It may be understood that, when the resource scheduling apparatus 123 establishes the binding relationship between the process group 0 and the processor shown in FIG. 4, subsequently, the slave thread T11 and the slave thread T21 may use the processor core 1 in a time division multiplexing manner, the slave thread T12 and the slave thread T22 may use the processor core 2 in the time division multiplexing manner, and the slave thread T13 and the slave thread T23 may use the processor core 3 in the time division multiplexing manner.

S305. The resource scheduling apparatus 123 monitors working states of the processor core 1 to the processor core 3.

S306. When detecting that any processor core in the processor core 1 to the processor core 3 is in an idle state, the resource scheduling apparatus 123 schedules the processor core to run any slave thread of slave threads that have a binding relationship with the processor core based on the binding relationship.

Refer to FIG. 5. FIG. 5 illustratively shows a diagram of a process in which an HPC system runs a process 1 and a process 2 after scheduling by a resource scheduling apparatus 123.

At an end moment of an area 11, the resource scheduling apparatus 123 detects that a processor core 1 to a processor core 3 are in an idle state, and the resource scheduling apparatus 123 may schedule the processor core 1 to the processor core 3 to correspondingly run a slave thread T21, a slave thread T22, and a slave thread T23.

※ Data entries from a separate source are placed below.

diff --git a/point-cloud-process_amd/_lib.py b/point-cloud-process_amd/_lib.py
--- a/point-cloud-process_amd/_lib.py
+++ b/point-cloud-process_amd/_lib.py
@@ -286,6 +286,7 @@
     "pcr_cloud_download_f64": (C.c_int, [_vp, _vp, _dp]),
     "pcr_cloud_size": (C.c_int64, [_vp]),
     "pcr_cloud_reordered": (C.c_int, [_vp]),
+    "pcr_cloud_order": (C.c_int, [_vp, _vp, _lp]),
     "pcr_cloud_free": (C.c_int, [_vp, _vp]),
     "pcr_cloud_transform": (C.c_int, [_vp, _vp, _dp]),
     "pcr_cloud_prepare": (C.c_int, [_vp, _vp, _vp]),
diff --git a/point-cloud-process_amd/csrc/pcr_core.hip b/point-cloud-process_amd/csrc/pcr_core.hip
--- a/point-cloud-process_amd/csrc/pcr_core.hip
+++ b/point-cloud-process_amd/csrc/pcr_core.hip
@@ -599,6 +599,11 @@
     out[p.id] = p;
 }
 
+__global__ void cloud_ids_kernel(const pcr_pt* __restrict__ in, long long n, long long* __restrict__ out) {
+    long long i = (long long)blockIdx.x * blockDim.x + threadIdx.x;
+    if (i < n) out[i] = in[i].id;
+}
+
 int pcr_cloud_rows(pcr_ctx* ctx, const pcr_cloud* c, pcr_pt* d_out) {
     hipLaunchKernelGGL(cloud_rows_kernel, dim3((unsigned)((c->n + 255) / 256)), dim3(256), 0, ctx->stream, (const pcr_pt*)c->d, (long long)c->n, d_out);
     PCR_HIP(ctx, hipGetLastError());
@@ -682,6 +687,20 @@
 int64_t pcr_cloud_size(const pcr_cloud* c) { return c ? c->n : 0; }
 int pcr_cloud_reordered(const pcr_cloud* c) { return c && c->morton_sorted ? 1 : 0; }
 
+int pcr_cloud_order(pcr_ctx* ctx, const pcr_cloud* c, int64_t* rows_out) try {
+    if (!ctx || !c || !rows_out) return PCR_E_INVALID;
+    if (c->n <= 0) return PCR_E_EMPTY;
+    hipSetDevice(ctx->device);
+    pcr_dev_block b_ids(ctx);
+    int rc = b_ids.alloc(sizeof(long long) * c->n);
+    if (rc != PCR_OK) return rc;
+    hipLaunchKernelGGL(cloud_ids_kernel, dim3((unsigned)((c->n + 255) / 256)), dim3(256), 0, ctx->stream, (const pcr_pt*)c->d, (long long)c->n, b_ids.as<long long>());
+    PCR_HIP(ctx, hipGetLastError());
+    PCR_HIP(ctx, hipMemcpyAsync(rows_out, b_ids.p, sizeof(long long) * c->n, hipMemcpyDeviceToHost, ctx->stream));
+    PCR_HIP(ctx, pcr_sync(ctx->stream));
+    return PCR_OK;
+} PCR_CATCH(ctx)
+
 int pcr_cloud_free(pcr_ctx* ctx, pcr_cloud* c) {
     if (!c) return PCR_OK;
     if (!ctx) return PCR_E_INVALID;
diff --git a/point-cloud-process_amd/csrc/pcr_curve.h b/point-cloud-process_amd/csrc/pcr_curve.h
--- /dev/null
+++ b/point-cloud-process_amd/csrc/pcr_curve.h
@@ -0,0 +1,88 @@
+#pragma once
+#include "pcr_grid_dev.h"
+
+enum { PCR_CURVE_MORTON = 0, PCR_CURVE_HILBERT3 = 1, PCR_CURVE_HILBERT2_MINOR = 2 };
+
+struct pcr_curve {
+    int mode;
+    int nb;
+    int ax[3];
+    int nb_minor;
+    int bits;
+};
+
+template <int N>
+__host__ __device__ static inline unsigned long long hilbert_index(unsigned int (&X)[N], int nb) {
+    const unsigned int M = 1u << (nb - 1);
+    for (unsigned int Q = M; Q > 1; Q >>= 1) {
+        const unsigned int P = Q - 1;
+#pragma unroll
+        for (int i = 0; i < N; ++i) {
+            if (X[i] & Q) X[0] ^= P;
+            else { const unsigned int t = (X[0] ^ X[i]) & P; X[0] ^= t; X[i] ^= t; }
+        }
+    }
+#pragma unroll
+    for (int i = 1; i < N; ++i) X[i] ^= X[i - 1];
+    unsigned int t = 0;
+    for (unsigned int Q = M; Q > 1; Q >>= 1)
+        if (X[N - 1] & Q) t ^= Q - 1;
+    unsigned long long key = 0;
+#pragma unroll
+    for (int i = 0; i < N; ++i) {
+        const unsigned long long x = X[i] ^ t;
+        for (int b = 0; b < nb; ++b) key |= ((x >> b) & 1ull) << (N * b + (N - 1 - i));
+    }
+    return key;
+}
+
+__host__ __device__ static inline unsigned long long hilbert3_of_cell(unsigned int cx, unsigned int cy, unsigned int cz, int nb) {
+    const unsigned int m = (1u << nb) - 1u;
+    unsigned int X[3] = {cx & m, cy & m, cz & m};
+    return hilbert_index<3>(X, nb);
+}
+
+__host__ __device__ static inline unsigned long long hilbert2_minor_of_cell(unsigned int ca, unsigned int cb, unsigned int cminor, int nb, int nb_minor) {
+    const unsigned int m = (1u << nb) - 1u;
+    unsigned int X[2] = {ca & m, cb & m};
+    return (hilbert_index<2>(X, nb) << nb_minor) | (unsigned long long)(cminor & ((1u << nb_minor) - 1u));
+}
+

At an end moment of an area 12, the resource scheduling apparatus 123 detects that the processor core 1 to the processor core 3 are in the idle state, and the resource scheduling apparatus 123 may schedule the processor core 1 to the processor core 3 to correspondingly run a slave thread T11, a slave thread T12, and a slave thread T13.

At an end moment of an area 02, the resource scheduling apparatus 123 detects that the processor core 1 to the processor core 3 are in the idle state, and the resource scheduling apparatus 123 may schedule the processor core 1 to the processor core 3 to correspondingly run the slave thread T21, the slave thread T22, and the slave thread T23.

By analogy, the resource scheduling apparatus 123 continuously monitors working states of the processor core 1 to the processor core 3, and schedules running of a slave thread that has a binding relationship with the processor core 1 to the processor core 3, until the process 1 and the process 2 end running.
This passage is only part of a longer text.